By Joyce Wong
Monjor’s boss wanted him to accept a lower pay than previously agreed. He refused. Then repatriation agents came.
Last month, testifying before the Committee of Inquiry looking into the Little India riots, Kevin Teoh of MOM’s Foreign Manpower Management Division, said, as reported in Today newspaper:
Asked about the framework in place to prevent the forced repatriation of foreign workers — which has been known to happen to those who complained about their employers — Mr Teoh said that last year, there were 23 occasions in which the MOM stepped in after it was flagged at the point of departure that the worker being repatriated had “outstanding employment” matters.
This was subsequently “dealt with” by the ministry, Mr Teoh said.
— Today, 19 March 2014, No widespread mistreatment of foreign workers here, COI told, by Amanda Lee
This story may be one of those 23 cases.
Monjor Mostak Ahammed arrived in Singapore on 19 July 2013 for a job promising a daily pay of $22. However, at the end of his first day of work, his boss asked him to sign a new contract with a salary of $20 per day. Surprised, Monjor refused since it was lower than previously agreed.
He then called the employment agent to whom he had paid $3,400 for the job. “If no work, give me my money. I want to go home,” he said at the end of their conversation. The agent assured him he would discuss with his boss and advised that in meantime, Monjor should continue on his safety course.
24 July morning. Monjor received a call from the agent to meet him and his boss. At the appointed time, 1:30pm, Monjor arrived at the restaurant, but seeing the agent was alone, asked, “Madam where?”

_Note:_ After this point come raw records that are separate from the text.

#ifndef CCMPC_T_CONST
#define CCMPC_T_CONST 1
#endif
#ifndef CCMPC_LOCATE_STRAIGHT
#define CCMPC_LOCATE_STRAIGHT 1
#endif
#ifndef CCMPC_SLOT_FRONT
#define CCMPC_SLOT_FRONT 1
#endif
using SlotArg = uint64_t;
inline SlotArg slot_arg(int64_t slot_cap, int64_t ips) {
  const uint64_t magic = (uint64_t(1) << 31) / static_cast<uint64_t>(ips) + 1u;
  return static_cast<uint64_t>(static_cast<uint32_t>(slot_cap)) | (magic << 32);
}
template <bool SLOT>
using OffArg = std::conditional_t<SLOT, SlotArg, const int64_t *__restrict__>;
#ifndef CCMPC_LOADS_FIRST
#define CCMPC_LOADS_FIRST 1
#endif
template <typename P, int RB, bool MINK, bool BAL, int TC = 0, bool SLOT = false>
__global__ __launch_bounds__(Geo<RB>::THREADS,
                             (MINK && RB == 1) ? 3 : Geo<RB>::MIN_WAVES_PER_SIMD)
void moments_kernel(
    const int64_t *__restrict__ cell_cnt, OffArg<SLOT> cell_off,
    const int32_t *__restrict__ cell_ref, const P *__restrict__ pos, int64_t ld, int n_cells,
    int lg_wq, int32_t whole32, int T_arg, const double *__restrict__ origin, TreeLayout tree,
    double *__restrict__ out_mean, double *__restrict__ out_cov, MinkParams mp) {
  using G = Geo<RB>;
  static_assert(TC == 0 || 2 * TC == 16 * RB, "a constant horizon fills its row blocks exactly");
  const int T = TC ? TC : T_arg;
  const int64_t whole = whole32;
  constexpr int NT = n_tiles(RB);
  constexpr int NACC = G::NACC;
  constexpr int D = 16 * RB;
  constexpr int S = G::S;
  constexpr int W = RB >= 4 ? kWBig : 4;
  constexpr int E = slab_doubles(RB);
  constexpr bool COV_IN_LDS = MINK;
  constexpr bool DEFER = defer_root(RB, MINK, BAL);
  constexpr int XCH = combine_xch_doubles(RB, G::NW) > (MINK ? D * D : 0)
                          ? combine_xch_doubles(RB, G::NW) : D * D;
  static_assert(XCH >= gather_part_doubles(E), "xch must hold the root gather's group slabs");
  __shared__ double xch[XCH];
  __shared__ double slab_lds[E];
  __shared__ double shift_lds[D];
  __shared__ double S_lds[D];
  __shared__ double mean_lds[D];
  __shared__ double lb_s[MINK ? 40 * 39 / 2 : 1];
  __shared__ double ref_lds[MINK ? D + 3 : 1];
  __shared__ int flag;

  const int lane = threadIdx.x & 63;
  const int w = __builtin_amdgcn_readfirstlane(threadIdx.x >> 6);
  const int rows = 2 * T;
  const int lg_chunk = lg_wq + lg_waves_per_item(RB);

  auto item = [=](const ItemLoc &loc_in, int32_t nit, int64_t a, int64_t b) {
    const int r = lane & 15;
    const int g = lane >> 4;
    ItemLoc loc = loc_in;
    int64_t cnt = loc.cnt;
    double pre = (MINK && !CCMPC_TAIL_LATE) ? prefetch_tail(mp, loc, rows) : 0.0;
    constexpr int DP = RB >= 3 ? CCMPC_DEPTH_BIG : kDepth;
    constexpr bool FRONT = CCMPC_LOADS_FIRST != 0 && RB == 1 && !BAL;
    double sh[RB];
    d4 acc[NACC][NT];
    double s1[RB];
    if constexpr (FRONT) {
      constexpr int GS = 4 * W * S;
      static_assert(RB == 1 && GS == 64, "the front is written for RB = 1");
      bool rr = b - a > (int64_t(1) << lg_chunk);
      int64_t p0 = a + (rr ? int64_t(w) * GS : int64_t(w) << lg_wq);
      const bool live0 = r < rows;
      int64_t row_at = static_cast<int64_t>(live0 ? r : 0) * ld + loc.off;
      const P *rowp[RB];
      bool live[RB] = {live0};
      typename LaneVec<P, W>::type buf[DP][S][RB];
      int64_t p1, ngroups, st;
      double x0s = 0.0;
      if constexpr (SLOT) {
        const int64_t p0s =
            (static_cast<int64_t>(loc.chunk_idx) << lg_chunk) + (int64_t(w) << lg_wq);
        const int64_t n_ld = cell_cnt[loc.cell];
        __builtin_amdgcn_sched_barrier(0);
        x0s = static_cast<double>(pos[row_at]);
        const P *gb = pos + (row_at + p0s);
#pragma unroll
        for (int s = 0; s < S; ++s) {
#if CCMPC_PROBE & 2
          LaneVec<P, W>::load(pos + row_at + ((W * g) & (W - 1)), buf[0][s][0]);
#else
          LaneVec<P, W>::load(gb + (4 * W * s + W * g), buf[0][s][0]);
#endif
        }
        asm volatile("" ::: "memory");
        __builtin_amdgcn_sched_barrier(0);
        const int32_t *rp = cell_ref ? cell_ref + loc.cell
                                     : reinterpret_cast<const int32_t *>(cell_cnt + loc.cell);
        const int32_t rs_ld = *rp;
        PROBE_TS(1);
        cnt = n_ld;
        loc.cnt = n_ld;
        loc.ref_sel = cell_ref ? rs_ld : 0;
// ... 179 lines not shown
      __builtin_expect(static_cast<unsigned>(n_cells - 1) < 64u, 1)) {
    if (!locate_item_straight(blockIdx.x, cell_cnt, cell_off, n_cells, lg_chunk, loc, cell_ref,
                              whole))
      return;
  } else {
    if (!locate_item(blockIdx.x, cell_cnt, cell_off, n_cells, lg_chunk, loc,
                     cell_ref, whole))
      return;
    if (CCMPC_LOCATE_STRAIGHT != 0 && RB == 1) __builtin_amdgcn_s_waitcnt(0x0f70);
  }
  PROBE_TS(1);
  const int32_t nit = items_of(loc.cnt, lg_chunk, whole);
  const int64_t i0 = static_cast<int64_t>(loc.chunk_idx) << lg_chunk;
  const int64_t i1 = nit == 1 ? loc.cnt : min(i0 + (int64_t(1) << lg_chunk), loc.cnt);
  item(loc, nit, i0, i1);
  }
}

#ifndef CCMPC_F32_WIDE4
#define CCMPC_F32_WIDE4 1
#endif
template <typename P>
struct Row4 {
  using type = Pair<P>;
  static constexpr int W = 2;
  __device__ static void load(const P *p, type &q) { load_pair(p, q); }
};
#if CCMPC_F32_WIDE4
template <>
struct Row4<float> {
  using type = Quad<float>;
  static constexpr int W = 4;
  __device__ static void load(const float *p, type &q) {
    if constexpr (CCMPC_NT_PAIR != 0) {
      const ccmpc_f4v t = __builtin_nontemporal_load(reinterpret_cast<const ccmpc_f4v *>(p));
      q.v = make_float4(t.x, t.y, t.z, t.w);
    } else {
      q.v = *reinterpret_cast<const float4 *>(p);
    }
  }
};
#endif

template <typename P, int NB>
__device__ __forceinline__ void load_group4(typename Row4<P>::type (&v)[NB],
                                            const P *const (&rowp)[NB], int64_t gbase, int64_t p1,
                                            int m) {
  constexpr int W = Row4<P>::W;
  const int64_t qlast = (p1 - 1) & ~int64_t(W - 1);
  const int64_t q = gbase + W * m;
  const int64_t qc = q < qlast ? q : qlast;
#pragma unroll
  for (int I = 0; I < NB; ++I) Row4<P>::load(rowp[I] + qc, v[I]);
}

#ifndef CCMPC_ROWLOAD4
#define CCMPC_ROWLOAD4 0
#endif
__device__ __forceinline__ double bperm_f64(int addr, double x) {
  const uint64_t u = __builtin_bit_cast(uint64_t, x);
  const uint32_t lo = static_cast<uint32_t>(
      __builtin_amdgcn_ds_bpermute(addr, static_cast<int>(static_cast<uint32_t>(u))));
  const uint32_t hi = static_cast<uint32_t>(
      __builtin_amdgcn_ds_bpermute(addr, static_cast<int>(static_cast<uint32_t>(u >> 32))));
  return __builtin_bit_cast(double, (static_cast<uint64_t>(hi) << 32) | lo);
}
__device__ __forceinline__ float bperm_f32(int addr, float x) {
  return __builtin_bit_cast(
      float, __builtin_amdgcn_ds_bpermute(addr, __builtin_bit_cast(int, x)));
}
__device__ __forceinline__ Pair<double> bperm_pair(int addr, const Pair<double> &p) {
  Pair<double> r;
  r.v.x = bperm_f64(addr, p.v.x);
  r.v.y = bperm_f64(addr, p.v.y);
  return r;
}
__device__ __forceinline__ Pair<float> bperm_pair(int addr, const Pair<float> &p) {
  Pair<float> r;
  r.v.x = bperm_f32(addr, p.v.x);
  r.v.y = bperm_f32(addr, p.v.y);
  return r;
}

template <typename P, int NB>
__device__ __forceinline__ void mfma_group4(const typename Row4<P>::type (&loaded)[NB],
                                            const double (&sh)[NB], const bool (&live)[NB],
                                            int64_t gbase, int64_t p1, int m, int paddr,
                                            double (&acc)[n_pairs(NB)], double (&s1)[NB]) {
  constexpr int W = Row4<P>::W;
  const int64_t q = gbase + W * m;
#if CCMPC_ROWLOAD4
  static_assert(W == 2, "CCMPC_ROWLOAD4 is the pair layout");
  Pair<P> raw[NB];
#pragma unroll
  for (int I = 0; I < NB; ++I) raw[I] = bperm_pair(paddr, loaded[I]);
#else
  const typename Row4<P>::type(&raw)[NB] = loaded;
  (void)paddr;
#endif
#pragma unroll
  for (int j = 0; j < W; ++j) {
    double v[NB];
#pragma unroll
    for (int I = 0; I < NB; ++I) {
#if CCMPC_PROBE & 32
      v[I] = raw[I][j] - sh[I];
#elif CCMPC_PROBE & 64
      v[I] = raw[I][j];
#else
      v[I] = (live[I] && q + j < p1) ? raw[I][j] - sh[I] : 0.0;
#endif
      s1[I] += v[I];
    }
    int p = 0;
#pragma unroll
    for (int I = 0; I < NB; ++I)
#pragma unroll
      for (int J = I; J < NB; ++J) {
        acc[p] = __builtin_amdgcn_mfma_f64_4x4x4f64(v[I], v[J], acc[p], 0, 0, 0);
        ++p;
      }
  }
}
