# mizeller/OnePose_ST

Hardware: AMD Instinct MI355X
Metric: query frames/sec (2D-3D match+PnP) @ 7k x 4800 d256; 1/2/4/8 GPU (higher is better)
Workload: dtype bf16x3 (split-bf16 MFMA, f32 accumulate)

## Files before the change

### onepose_st_amd/csrc/prep.hip

```cpp
#include "tile.h"

namespace {

__global__ __launch_bounds__(256) void pe_add_transpose_kernel(const float* __restrict__ feat, const float* __restrict__ pe,
                                                               float* __restrict__ out, int Cc, int M) {
    __shared__ float tile[32][33];
    const int tx = threadIdx.x & 31, ty = threadIdx.x >> 5;
    const int m0 = blockIdx.x * 32, c0 = blockIdx.y * 32, b = blockIdx.z;
    const float* f = feat + (size_t)b * Cc * M;
#pragma unroll
    for (int k = 0; k < 4; ++k) {
        const int c = c0 + ty + 8 * k, m = m0 + tx;
        tile[ty + 8 * k][tx] = (c < Cc && m < M) ? f[(size_t)c * M + m] : 0.f;
    }
    __syncthreads();
    float* o = out + (size_t)b * M * Cc;
#pragma unroll
    for (int k = 0; k < 4; ++k) {
        const int m = m0 + ty + 8 * k, c = c0 + tx;
        if (m < M && c < Cc) o[(size_t)m * Cc + c] = tile[tx][ty + 8 * k] + (pe ? pe[(size_t)m * Cc + c] : 0.f);
    }
}

constexpr int KS_THREADS = 1024, KS_WAVES = KS_THREADS / 64;

__global__ __launch_bounds__(KS_THREADS) void kpt_stats_kernel(const float* __restrict__ kpts, long long bs, float* __restrict__ stats, int B, int N) {
    __shared__ float red[KS_WAVES][9];
    const int b = blockIdx.x, tid = threadIdx.x, lane = tid & 63, wave = tid >> 6;
    const float* k = kpts + (size_t)b * bs;
    float s[3] = {0.f, 0.f, 0.f}, mn[3] = {INFINITY, INFINITY, INFINITY}, mx[3] = {-INFINITY, -INFINITY, -INFINITY};
#pragma unroll 4
    for (int i = tid; i < N; i += KS_THREADS) {
#pragma unroll
        for (int d = 0; d < 3; ++d) {
            const float v = k[(size_t)i * 3 + d];
            s[d] += v; mn[d] = fminf(mn[d], v); mx[d] = fmaxf(mx[d], v);
        }
    }
#pragma unroll
    for (int d = 0; d < 3; ++d) {
        s[d] = wave_sum(s[d]);
        mx[d] = wave_max(mx[d]);
        mn[d] = -wave_max(-mn[d]);
    }
    if (lane == 0) {
#pragma unroll
        for (int d = 0; d < 3; ++d) { red[wave][d] = s[d]; red[wave][3 + d] = mn[d]; red[wave][6 + d] = mx[d]; }
    }
    __syncthreads();
    if (tid == 0) {
        float ext = 0.f;
        for (int d = 0; d < 3; ++d) {
            float sum = 0.f, lo = INFINITY, hi = -INFINITY;
            for (int w = 0; w < KS_WAVES; ++w) {
                sum += red[w][d];
                lo = fminf(lo, red[w][3 + d]);
                hi = fmaxf(hi, red[w][6 + d]);
            }
            stats[4 * b + d] = sum / (float)N;
            ext = fmaxf(ext, hi - lo);
        }
        stats[4 * b + 3] = 0.f;
        if (b == 0) stats[4 * B] = ext * 0.6f;
    }
}

constexpr int KD = 256;
constexpr int L0 = 8 + OPHIP_PAD, L1 = 32 + OPHIP_PAD, L2 = 64 + OPHIP_PAD, L3 = 128 + OPHIP_PAD, LO = KD + OPHIP_PAD;

struct KptArgs {
    const float* kpts; long long kbs;
    const float* stats;
    const float* desc; long long dbs;
    const f32x4 *w1, *w2, *w3, *w4;
    const float *b1, *b2, *b3, *b4;
    float* out;
    int B, N;
};

__global__ __launch_bounds__(256) void kpt_encode_kernel(KptArgs p) {
    extern __shared__ __attribute__((aligned(16))) float smem[];
    float* A0 = smem;
    float* A1 = A0 + 32 * L0;
    float* A2 = A1 + 32 * L1;
    float* A3 = A2 + 32 * L2;
    float* Ot = A3 + 32 * L3;
    const int tid = threadIdx.x, lane = tid & 63, wave = tid >> 6;
    const int r = lane & 31, h = lane >> 5;
    const int n0 = blockIdx.x * 32, b = blockIdx.y;
    const float scaling = p.stats[4 * p.B];
    if (tid < 32 * 8) {
        const int row = tid >> 3, d = tid & 7;
        float v = 0.f;
        if (d < 3 && n0 + row < p.N) v = (p.kpts[(size_t)b * p.kbs + (size_t)(n0 + row) * 3 + d] - p.stats[4 * b + d]) / scaling;
        A0[row * L0 + d] = v;
    }
    const float* dsc = p.desc + (size_t)b * p.dbs;
    {
        float dv[KD * 32 / 256];
        const int n = tid & 31, cb = tid >> 5;
        const bool live = n0 + n < p.N;
#pragma unroll
        for (int k = 0; k < KD * 32 / 256; ++k) dv[k] = live ? dsc[(size_t)(cb + 8 * k) * p.N + n0 + n] : 0.f;
#pragma unroll
        for (int k = 0; k < KD * 32 / 256; ++k) Ot[n * LO + cb + 8 * k] = dv[k];
    }
    __syncthreads();
    if (wave == 0) {
        f32x16 acc[1] = {zero16()};
        gemm_lds_x_packed<1, 1>(acc, A0 + r * L0 + 4 * h, 1, p.w1 + lane, 64);
        const float bias = p.b1[r];
#pragma unroll
        for (int reg = 0; reg < 16; ++reg) acc[0][reg] += bias;
        acc_to_lds(acc[0], A1, L1, 0, lane);
    }
    __syncthreads();
    rows_layernorm<32, false, true>(A1, L1, nullptr, nullptr, 1e-5f, wave, lane);
    __syncthreads();
    if (wave < 2) {
        f32x16 acc[1] = {zero16()};
        gemm_lds_x_packed<1>(acc, A1 + r * L1 + 4 * h, 4, p.w2 + (size_t)wave * 4 * 64 + lane, 4 * 64);
        const float bias = p.b2[32 * wave + r];
#pragma unroll
        for (int reg = 0; reg < 16; ++reg) acc[0][reg] += bias;
        acc_to_lds(acc[0], A2, L2, 32 * wave, lane);
    }
    __syncthreads();
    rows_layernorm<64, false, true>(A2, L2, nullptr, nullptr, 1e-5f, wave, lane);
    __syncthreads();
    {
        f32x16 acc[1] = {zero16()};
        gemm_lds_x_packed<1>(acc, A2 + r * L2 + 4 * h, 8, p.w3 + (size_t)wave * 8 * 64 + lane, 8 * 64);
        const float bias = p.b3[32 * wave + r];
#pragma unroll
        for (int reg = 0; reg < 16; ++reg) acc[0][reg] += bias;
        acc_to_lds(acc[0], A3, L3, 32 * wave, lane);
    }
    __syncthreads();
    rows_layernorm<128, false, true>(A3, L3, nullptr, nullptr, 1e-5f, wave, lane);
    __syncthreads();
    {
        f32x16 acc[2] = {zero16(), zero16()};
        gemm_lds_x_packed<2>(acc, A3 + r * L3 + 4 * h, 16, p.w4 + (size_t)(2 * wave) * 16 * 64 + lane, 16 * 64);
#pragma unroll
        for (int t = 0; t < 2; ++t) {
            const int c = 64 * wave + 32 * t + r;
            const float bias = p.b4[c];
#pragma unroll
            for (int reg = 0; reg < 16; ++reg) {
                const int row = acc_row(reg, h);
                Ot[row * LO + c] = Ot[row * LO + c] + (acc[t][reg] + bias);
            }
        }
    }
    __syncthreads();
    float* o = p.out + (size_t)b * p.N * KD;
    for (int rr = 0; rr < 8; ++rr) {
        const int row = 8 * wave + rr;
        if (n0 + row < p.N)
            *reinterpret_cast<f32x4*>(o + (size_t)(n0 + row) * KD + 4 * lane) = *reinterpret_cast<const f32x4*>(Ot + row * LO + 4 * lane);
    }
}
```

“Madam coming.” The agent replied gesturing for him to sit down.
Monjor sat down and thought he would order a drink when four gangsters — Monjor calls the repatriation agents ‘gangsters’ — strode into the restaurant. They immediately surrounded him with two of them gripping his wrists to secure him between them.
Alarmed, Monjor cried out, “What happened?”
One of the gangsters announced that he would be taking the 8:30pm flight back to Bangladesh. Shocked, Monjor turned to the agent and exclaimed, “Why men come to catch me? You don’t want to give me my money! You send me to Bangladesh like this?”
“Sorry brother. You go back first. After I find another company, then I bring you back”, the agent said.
“How [can] I believe [you]? I don’t want to go back! You give me my money!” Monjor implored as thoughts of the $3,400 loan for the agent fee and the interest he has to pay rushed through his mind. Ignoring him, the agent instructed the gangsters to take Monjor immediately to the airport.
As he was being marched to the van, Monjor asked to be allowed to get his belongings. They agreed and made a detour to his dorm. Then they brought him to a hotel near Mustafa Department Store in Little India where they waited inside a room till it was time for the flight.
Meantime, Monjor called his family to explain his situation. “My father very scared, [but] cannot do anything” he tells me. His father instructed him, “Don’t cry. Don’t escape. Don’t fight. Don’t run. Come back and see what God can do for you.”
Four hours later, two of the gangsters took Monjor to the airport. Grabbing the first opportunity, the desperate Monjor approached a policeman standing near the checkpoint. The officer told him that he could just walk out if he did not want to board the plane. After much deliberation, Monjor did just that.
There was nothing the repatriation agents could do once the policeman was alerted, so they took him back to the hotel. Still, Monjor remained confined in a room.
However, he had his phone with him, and he was able to make more calls, eventually getting a number for Transient Workers Count Too (TWC2). So alerted, a TWC2 volunteer went to a nearby police station and persuaded a few officers there to follow her to the hotel. Minutes later, they were at the door of the room where he was held. After hearing Monjor’s story, the police requested both the agent and his boss to come to the hotel.
When all the parties were present, the police advised Monjor to register his case with Ministry of Manpower (MOM) the next day. On hearing this, his boss promptly said, “You go MOM no use. I give you $22. Tomorrow start work. Tonight you come with me.”
Unable to trust her, Monjor refused. The agent then offered to take him home for the night and then take him to MOM the next day. This he refused too. In the end, Monjor relied on TWC2 to find a place for him for the night.
Next morning, with TWC2’s help, he registered his case with MOM and was issued a special pass to legalise his continued stay in Singapore while his complaint was looked into.
“What happened since then?” I ask.
Monjor becomes visibly more upset. His case has dragged on for months. And then on 12 February 2014, he was told his mother was very sick and was asking for him. “My mother very sick. If anything happened, who’s responsible?” Monjor continues with agitation. “I cannot tahan already,” he says, using a colloquial word to mean that he can’t withstand the wait any more. “I just want to go back.”
“Did the MOM officer say anything when you told him about your mother?”
“He said ‘Company don’t want to buy [the airticket]. Then how?’” Frustrated, he mutters that he should have just boarded the plane that day if he had known it would take forever to get his money back and a flight home.